+constexpr uint32_t kWaveHitsWaves = kBlock / 64u;
+static_assert(kCandMax < 64u && kTileSize % kWaveHitsRun == 0u && kWaveHitsRun == kTileRoot, "lane k holds list entry k; a run is one row of a tile");
+template <bool COUNT>
+__global__ __launch_bounds__(kBlock) void k_primary_hits_wave(SceneDev sc, FrameParams fp, const uint32_t* __restrict__ cand, HitRec* __restrict__ hit_out, DevCounters* ctr) {
+	__shared__ HitRec stage[kWaveHitsWaves][kWaveHitsStage];
+	const uint32_t lane = lane_id();
+	const uint32_t wave = static_cast<uint32_t>(__builtin_amdgcn_readfirstlane(static_cast<int>(threadIdx.x >> 6)));
+	const uint32_t n_runs = fp.n_pix / kWaveHitsRun, n_groups = hits_wave_groups(fp.batch_n);
+	const uint32_t out_p = hits_wave_out_pixel(lane);
+	uint32_t c_spheres = 0;
+	const float ox = fp.cam.pos[0], oy = fp.cam.pos[1], oz = fp.cam.pos[2];
+	for (uint32_t run = blockIdx.x * kWaveHitsWaves + wave; run < n_runs; run += gridDim.x * kWaveHitsWaves) {
+		const uint32_t base = static_cast<uint32_t>(__builtin_amdgcn_readfirstlane(static_cast<int>(run * kWaveHitsRun)));
+		const uint32_t cnt_v = cand[base + out_p];
+		const uint32_t skip = static_cast<uint32_t>(__ballot(cnt_v == kCandOverflow)) & 0xffffu;
+		if (skip == 0xffffu) continue;
+		uint32_t tile; int32_t x0, y;
+		pixel_xy(fp, base, tile, x0, y);
+		const uint32_t seed0 = tile * kTileSize + (base & 255u), seed_mul = fp.max_bounces * 2u + 1u;
+		auto count_of = [&](uint32_t p) { return static_cast<uint32_t>(__builtin_amdgcn_readlane(static_cast<int>(cnt_v), static_cast<int>(p))) + 1u; };
+		auto load_ids = [&](uint32_t p) { const uint32_t c1 = count_of(p); return cand[static_cast<size_t>(min(lane + 1u, c1 ? c1 - 1u : 0u)) * fp.n_pix + base + p]; };
+		auto load_sphere = [&](uint32_t p, uint32_t j) { return sc.spheres[lane + 1u < count_of(p) ? j : 0u]; };
+		for (uint32_t g = 0; g < n_groups; g++) {
+			const uint32_t slot = g * 64u + lane;
+			uint32_t id_cur = load_ids(0), id_next = load_ids(1);
+			float4 s_cur = load_sphere(0, id_cur);
+			for (uint32_t p = 0; p < kWaveHitsRun; p++) {
+				const float4 s_next = load_sphere(min(p + 1u, kWaveHitsRun - 1u), id_next);
+				const uint32_t id_next2 = load_ids(min(p + 2u, kWaveHitsRun - 1u));
+				const uint32_t cnt1 = count_of(p);
+				if (cnt1 != 0u) {
+					const uint32_t cnt = cnt1 - 1u;
+					uint32_t rng = hash_2d(fp.acc_base + slot + 1u, (seed0 + p) * seed_mul);
+					const float s0 = rand_unit_float(rng);
+					const float s1 = rand_unit_float(rng);
+					const f3 d = camera_ray_dir(fp.cam, x0 + static_cast<int32_t>(p), y, s0, s1);
+					float tfar = MIRT_FLT_MAX; int32_t prim = -1;
+					for (uint32_t k = 0; k < cnt; k++) {
+						const int32_t j = __builtin_amdgcn_readlane(static_cast<int>(id_cur), static_cast<int>(k));
+						const float4 s{ __int_as_float(__builtin_amdgcn_readlane(__float_as_int(s_cur.x), static_cast<int>(k))), __int_as_float(__builtin_amdgcn_readlane(__float_as_int(s_cur.y), static_cast<int>(k))),
+						                __int_as_float(__builtin_amdgcn_readlane(__float_as_int(s_cur.z), static_cast<int>(k))), __int_as_float(__builtin_amdgcn_readlane(__float_as_int(s_cur.w), static_cast<int>(k))) };
+						sphere_closest_tie(s, j, ox, oy, oz, d.x, d.y, d.z, tfar, prim);
+					}
+					if (COUNT && slot < fp.batch_n) c_spheres += cnt;
+					stage[wave][hits_wave_stage_index(p, lane)] = HitRec{ tfar, prim };
+				}
+				id_cur = id_next; id_next = id_next2; s_cur = s_next;
+			}
+			__builtin_amdgcn_fence(__ATOMIC_RELEASE, "wavefront"); __builtin_amdgcn_wave_barrier(); __builtin_amdgcn_fence(__ATOMIC_ACQUIRE, "wavefront");
+			const uint32_t n_slots = hits_wave_group_slots(fp.batch_n, g);
+			if (!((skip >> out_p) & 1u)) {
+				for (uint32_t pass = 0; pass < kWaveHitsPasses; pass++) {
+					const uint32_t s = hits_wave_out_slot(lane, pass);
+					if (s >= n_slots) break;
+					hit_out[static_cast<size_t>(g * 64u + s) * fp.n_pix + base + out_p] = stage[wave][hits_wave_stage_index(out_p, s)];
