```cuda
static __global__ void __launch_bounds__(1024) tile_scan_kernel(int* __restrict__ counts, int* __restrict__ offsets, int n,
                                                                int* __restrict__ order) {
  __shared__ long long warp_sums[32];
  __shared__ long long carry_s;
  __shared__ unsigned long long order_sums[32];
  __shared__ unsigned long long order_total, order_carry;
  __shared__ int nonempty_s;
  const int tid = threadIdx.x, lane = tid & 31, wid = tid >> 5;
  if (tid == 0) {
    carry_s = 0;
    nonempty_s = 0;
  }
  pdl_trigger();
  pdl_wait();
  __syncthreads();
  for (int base = 0; base < n; base += 8192) {
    const int i0 = base + tid * 8;
    int v[8];
    const bool vec = i0 + 8 <= n && ((reinterpret_cast<uintptr_t>(counts) | reinterpret_cast<uintptr_t>(offsets)) & 15u) == 0;
    if (vec) {
      const int4 a = *reinterpret_cast<const int4*>(counts + i0), b = *reinterpret_cast<const int4*>(counts + i0 + 4);
// ... 48 lines not shown
    } else {
#pragma unroll
      for (int j = 0; j < 8; ++j)
        if (i0 + j < n) {
          offsets[i0 + j] = o[j];
          counts[i0 + j] = o[j];
        }
    }
    __syncthreads();
    if (tid == 0) carry_s = carry + warp_sums[31];
    __syncthreads();
  }
  if (tid == 0) offsets[n] = (int)min(carry_s, (long long)INT_MAX);
  if (order == nullptr) return;
  __syncthreads();
  const long long total_pairs = carry_s;
  const int mean = (int)min(total_pairs / max(nonempty_s, 1), (long long)INT_MAX);
  unsigned long long mine = 0;
  for (int i = tid; i < n; i += 1024) mine += order_key(offsets[i + 1] - offsets[i], mean);
#pragma unroll
  for (int d = 16; d > 0; d >>= 1) mine += __shfl_xor_sync(0xffffffffu, mine, d);
  if (lane == 0) order_sums[wid] = mine;
  __syncthreads();
  if (tid == 0) {
    unsigned long long t = 0;
    for (int w = 0; w < 32; ++w) t += order_sums[w];
    order_total = t;
    order_carry = 0;
  }
  __syncthreads();
  const unsigned long long total = order_total;
  const unsigned long long fmask = (1ull << ORDER_BITS) - 1;
  long long class_base[ORDER_CLASSES];
  {
    long long at = 0;
#pragma unroll
    for (int c = 0; c < ORDER_CLASSES; ++c) {
      class_base[c] = at;
      at += (long long)((total >> (ORDER_BITS * c)) & fmask);
    }
  }
  for (int base = 0; base < n; base += 8192) {
    const int i0 = base + tid * 8;
    unsigned long long k[8], tot = 0;
#pragma unroll
    for (int j = 0; j < 8; ++j) {
      k[j] = i0 + j < n ? order_key(offsets[i0 + j + 1] - offsets[i0 + j], mean) : 0ull;
      tot += k[j];
    }
    unsigned long long inc = tot;
#pragma unroll
    for (int d = 1; d < 32; d <<= 1) {
      const unsigned long long t = __shfl_up_sync(0xffffffffu, inc, d);
      if (lane >= d) inc += t;
    }
    if (lane == 31) order_sums[wid] = inc;
    __syncthreads();
    if (wid == 0) {
      unsigned long long w = order_sums[lane];
#pragma unroll
      for (int d = 1; d < 32; d <<= 1) {
        const unsigned long long t = __shfl_up_sync(0xffffffffu, w, d);
        if (lane >= d) w += t;
      }
      order_sums[lane] = w;
    }
    __syncthreads();
    unsigned long long excl = order_carry + inc - tot + (wid > 0 ? order_sums[wid - 1] : 0ull);
#pragma unroll
    for (int j = 0; j < 8; ++j) {
      if (i0 + j < n) {
        long long pos = 0;
#pragma unroll
        for (int c = 0; c < ORDER_CLASSES; ++c)
          if (k[j] == (1ull << (ORDER_BITS * c))) pos = class_base[c] + (long long)((excl >> (ORDER_BITS * c)) & fmask);
        order[pos] = i0 + j;
      }
      excl += k[j];
    }
    __syncthreads();
    if (tid == 0) order_carry += order_sums[31];
    __syncthreads();
  }
}

template <bool AGG>
static __global__ void __launch_bounds__(256)
    tile_fill_kernel(const uint4* __restrict__ rect, int64_t E, int TY, int TX, int* __restrict__ cursor,
                     int* __restrict__ pairs, int64_t capacity) {
  const int64_t e = (int64_t)blockIdx.x * blockDim.x + threadIdx.x;
  const int lane = threadIdx.x & 31;
  pdl_trigger();
  pdl_wait();
  uint4 r4 = make_uint4(RECT_EMPTY_X, 0u, 0u, 0u);
  if (e < E) r4 = __ldg(rect + e);
  const uint2 r = make_uint2(r4.x, r4.y);
  const bool empty = rect_empty(r);
  const int n = (int)r4.z;
  const int tx0 = r.x & 0xFFFF, tx1 = r.x >> 16, ty0 = r.y & 0xFFFF, ty1 = r.y >> 16;
  if (!AGG) {
    if (empty) return;
    for (int ty = ty0; ty <= ty1; ++ty)
      for (int tx = tx0; tx <= tx1; ++tx) {
        const int pos = atomicAdd(cursor + (n * TY + ty) * TX + tx, 1);
        if (pos >= 0 && (int64_t)pos < capacity) pairs[pos] = (int)e;
      }
    return;
  }
  const int w = empty ? 1 : tx1 - tx0 + 1;
  const int ntile = empty ? 0 : w * (ty1 - ty0 + 1);
  const int rounds = (int)__reduce_max_sync(0xffffffffu, (unsigned)ntile);
  int tx = tx0, ty = ty0;
  for (int i = 0; i < rounds; ++i) {
    const bool act = i < ntile;
    const int t = act ? (n * TY + ty) * TX + tx : -1 - lane;
    const int tprev = __shfl_up_sync(0xffffffffu, t, 1);
    const bool cont = act && lane > 0 && t == tprev;
    const unsigned conts = __ballot_sync(0xffffffffu, cont);
    const unsigned heads = __ballot_sync(0xffffffffu, act && !cont);
    const int leader = act ? 31 - __clz((int)(heads & (0xffffffffu >> (31 - lane)))) : lane;
    int base = 0;
    if (act && !cont) {
      const unsigned after = lane == 31 ? 0u : conts >> (lane + 1);
      base = atomicAdd(cursor + t, 1 + (__ffs((int)~after) - 1));
    }
    base = __shfl_sync(0xffffffffu, base, leader);
    if (act) {
      const int pos = base + (lane - leader);
      if (pos >= 0 && (int64_t)pos < capacity) pairs[pos] = (int)e;
    }
    if (++tx > tx1) {
      tx = tx0;
      ++ty;
    }
  }
}

#ifndef B200R_BIN_CHUNK
#define B200R_BIN_CHUNK 1024
#endif
constexpr int BIN_CHUNK = B200R_BIN_CHUNK;
constexpr int BIN_MAX_TILES = 8192;

static __global__ void __launch_bounds__(256)
    tile_fill_private_kernel(const uint4* __restrict__ rect, int64_t E, int TY, int TX, int* __restrict__ cursor,
                             int* __restrict__ pairs, int64_t capacity) {
  extern __shared__ int hist[];
  const int tid = threadIdx.x, T = TY * TX;
  const int64_t e0 = (int64_t)blockIdx.x * BIN_CHUNK;
  pdl_trigger();
// ... 140 lines not shown
    sort_sweep<true, NT>(keys, n, k);
    __syncthreads();
    for (int d = k >> 2; d > 0; d >>= 1) {
      sort_sweep<false, NT>(keys, n, d);
      __syncthreads();
    }
  }
  if (in_smem)
    for (int i = threadIdx.x; i < n; i += NT) seg[i] = s_keys[i];
  __syncthreads();
}

struct BinWorkspace {
  int* tile_count;
  int* tile_offset;
  int* tile_order;
  uint4* rect;
  int* pairs;
  int64_t capacity;
  size_t bytes;
};

inline int64_t default_pair_capacity(int64_t E, int N, int H, int W, int tile_h = TILE, int tile_w = TILE) {
  const int64_t tiles = (int64_t)div_up(H, tile_h) * div_up(W, tile_w);
  const int64_t exact = E * tiles;
  const int64_t heur = 32 * E + 64 * (int64_t)N * tiles;
  int64_t c = exact < heur ? exact : heur;
  if (c < 16) c = 16;
  if (c > 0x7fffffff) c = 0x7fffffff;
  return c;
}

inline BinWorkspace carve_workspace(void* base, int64_t E, int N, int H, int W, int64_t capacity, int tile_h = TILE,
                                    int tile_w = TILE) {
  BinWorkspace ws;
  const int64_t ntiles = (int64_t)N * div_up(H, tile_h) * div_up(W, tile_w);
  if (capacity <= 0) capacity = default_pair_capacity(E, N, H, W, tile_h, tile_w);
  ws.capacity = capacity;
  size_t off = 0;
  char* p = static_cast<char*>(base);
  ws.tile_count = reinterpret_cast<int*>(p + off);
  off = align_up(off + sizeof(int) * (size_t)ntiles, 16);
  ws.tile_offset = reinterpret_cast<int*>(p + off);
  off = align_up(off + sizeof(int) * (size_t)(ntiles + 1), 16);
  ws.tile_order = reinterpret_cast<int*>(p + off);
  off = align_up(off + sizeof(int) * (size_t)ntiles, 16);
  ws.rect = reinterpret_cast<uint4*>(p + off);
  off = align_up(off + sizeof(uint4) * (size_t)(E > 0 ? E : 1), 16);
  ws.pairs = reinterpret_cast<int*>(p + off);
  off = align_up(off + sizeof(int) * (size_t)capacity, 16);
  ws.bytes = off;
  return ws;
}

__device__ __forceinline__ unsigned box_pixel_mask(const float4 bx, const float (&col)[8], const float (&row)[4]) {
  unsigned xm = 0, ym = 0;
#pragma unroll
  for (int c = 0; c < 8; ++c) xm |= (!(col[c] > bx.y || col[c] < bx.x) ? 1u : 0u) << c;
#pragma unroll
  for (int r = 0; r < 4; ++r) ym |= (!(row[r] > bx.w || row[r] < bx.z) ? 1u : 0u) << (8 * r);
  return xm * ym;
}

// ... 15 lines not shown
```

### pytorch3d_b200/csrc/raster_meshes.cu

```cuda
#include <cfloat>
#include <climits>
#include <numeric>

#include "binning.cuh"
#include "bulk_copy.cuh"
#include "common.cuh"
#include "raster_math.cuh"

namespace b200r {

constexpr int SETUP_FACES = 256;
#ifndef B200R_MESH_TILE_H
#define B200R_MESH_TILE_H 16
#endif
constexpr int FTW = 16, FTH = B200R_MESH_TILE_H, FTHREADS = FTW * FTH;
static_assert(FTH == 16 || FTH == 8, "16x16 or 16x8 tiles");
constexpr int CHUNK = FTHREADS;
constexpr int SMEMQ_MAX_K = 32;
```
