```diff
+    const int designation = cosine ? 1 : 0;
+    double thmax = 0.0, det = 1.0;
+    sw::OctTrig A;
+    A.r = th;
+    A.kd = 0.0;
+    sw::oct3_renorm(A, designation, thmax);
+    double m1 = 0.0, m2 = 0.0;
+    double w1 = sw::dpp_f64<sw::kDppNext1>(thd), w2 = sw::dpp_f64<sw::kDppNext2>(thd);
+    double Th = __builtin_fma(V[2], th, nbias);
+    Th = __builtin_fma(V[4], sw::dpp_f64<sw::kDppNext1>(th), Th);
+    Th = __builtin_fma(V[6], sw::dpp_f64<sw::kDppNext2>(th), Th);
+    const double hV2 = C.h * V[2], hV4 = C.h * V[4], hV6 = C.h * V[6];
+    sw::OctGeo G = sw::oct3_geometry(A), Gn;
+    double magic = 6755399441055744.0;
+    asm volatile("" : "+v"(magic));
+    auto one_step = [&](const sw::OctGeo &Gc, sw::OctGeo &Gx) {
+        A.r = __builtin_fma(C.h, thd, A.r);
+        const unsigned long long outside = sw::oct3_range_test(A.r);
+        double tq = __builtin_fma(VPu, Pu, Th);
+        tq = __builtin_fma(VPv, Pv, tq);
+        tq = __builtin_fma(V[3], thd, tq);
+        tq = __builtin_fma(V[5], w1, tq);
+        tq = __builtin_fma(V[7], w2, tq);
+        Th = __builtin_fma(hV2, thd, Th);
+        Th = __builtin_fma(hV4, w1, Th);
+        Th = __builtin_fma(hV6, w2, Th);
+        sw::oct3_keep_reduced(A, thmax, magic, designation, outside);
+        Gx = sw::oct3_geometry(A);
+        det = sw::oct3_dynamics(C, O, Gc, Pu, Pv, thd, w1, w2, tq);
+        const double Z = sw::octp3_pack(__builtin_fma(A.kd, sw::kPio2Hi, A.r), thd, Pu, lane3);
+        const double X = Z - shift;
+        m1 += X;
+        m2 = __builtin_fma(X, X, m2);
+        store_cell(Z);
+        soff += slab;
+        w1 = sw::dpp_f64<sw::kDppNext1>(thd);
+        w2 = sw::dpp_f64<sw::kDppNext2>(thd);
+        Pv = sw::dpp_row_f64<sw::kDppRowRor8>(Pu);
+    };
+    int32_t t = 0;
+    SW_PIN_LOOP(oct_packed_loop_pad());
+    for (; t + 8 <= H; t += 8) {
+        one_step(G, Gn);
+        one_step(Gn, G);
+        one_step(G, Gn);
+        one_step(Gn, G);
+        one_step(G, Gn);
+        one_step(Gn, G);
+        one_step(G, Gn);
+        one_step(Gn, G);
+    }
+    for (; t + 4 <= H; t += 4) {
+        one_step(G, Gn);
+        one_step(Gn, G);
+        one_step(G, Gn);
+        one_step(Gn, G);
+    }
+    for (; t + 2 <= H; t += 2) {
+        one_step(G, Gn);
+        one_step(Gn, G);
+    }
+    if (t < H) one_step(G, Gn);
+    if (H > 0) th = __builtin_fma(A.kd, sw::kPio2Hi, A.r);
+    thmax = fmax(thmax, fabs(th));
+
+    int code = ((det > 0.0) ? 0 : SW_STATUS_SINGULAR) |
+               ((isfinite(th) && isfinite(thd) && isfinite(Pu) && isfinite(Pv)) ? 0 : SW_STATUS_NONFINITE) |
+               ((thmax < sw::kAngleLimit) ? 0 : SW_STATUS_RANGE);
+    code |= __builtin_amdgcn_mov_dpp(code, sw::kDppNext1, 0xf, 0xf, true) |
+            __builtin_amdgcn_mov_dpp(code, sw::kDppNext2, 0xf, 0xf, true);
+    code |= __builtin_amdgcn_mov_dpp(code, sw::kDppRowRor8, 0xf, 0xf, true);
+    const double sg_other = sw::dpp_row_f64<sw::kDppRowRor8>(m1);
+    if (valid && !cosine && lane3) {
+        const double total = __builtin_fma(C.dirx, m1, C.diry * sg_other);
+        returns[r] = (code & SW_STATUS_RANGE) ? __builtin_nan("") : total;
+        if (status) status[r] = code;
+    }
+    if (final_state && valid) {
+        if (!cosine && q < 3) {
+            final_state[(int64_t)cth * n_roll + r] = th;
+            final_state[(int64_t)cthd * n_roll + r] = thd;
+        }
+        if (q == 0) final_state[(int64_t)(cosine ? 1 : 0) * n_roll + r] = Pu;
+    }
+    {
+        __shared__ double shm[kOctBlock / kWave][16][2];
+        if (!valid) m1 = m2 = 0.0;
+#pragma unroll
+        for (int k = 0; k < 3; ++k) {
+            const int off = (k == 0) ? 4 : (k == 1 ? 16 : 32);
+            m1 += __shfl_xor(m1, off, kWave);
+            m2 += __shfl_xor(m2, off, kWave);
+        }
+        if (lane < 16) {
+            shm[wave][lane][0] = m1;
+            shm[wave][lane][1] = m2;
+        }
+        __syncthreads();
+        if (tid < 3) {
+            double *row = moments + (int64_t)blockIdx.x * (2 * D);
+            row[2 + 2 * tid] = shm[0][tid][0] + shm[1][tid][0];
+            row[D + 2 + 2 * tid] = shm[0][tid][1] + shm[1][tid][1];
+            row[3 + 2 * tid] = shm[0][8 + tid][0] + shm[1][8 + tid][0];
+            row[D + 3 + 2 * tid] = shm[0][8 + tid][1] + shm[1][8 + tid][1];
+            if (tid < 2) {
+                const int src = 3 + tid * 8;
+                row[tid] = shm[0][src][0] + shm[1][src][0];
+                row[D + tid] = shm[0][src][1] + shm[1][src][1];
+            }
+        }
+    }
```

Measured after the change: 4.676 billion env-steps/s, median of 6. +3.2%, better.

- - -

▶ [WORK ORDER]: In the entries above, count every line containing the word "include". Write only the total.

▶ [COMPLETED TASK]: 7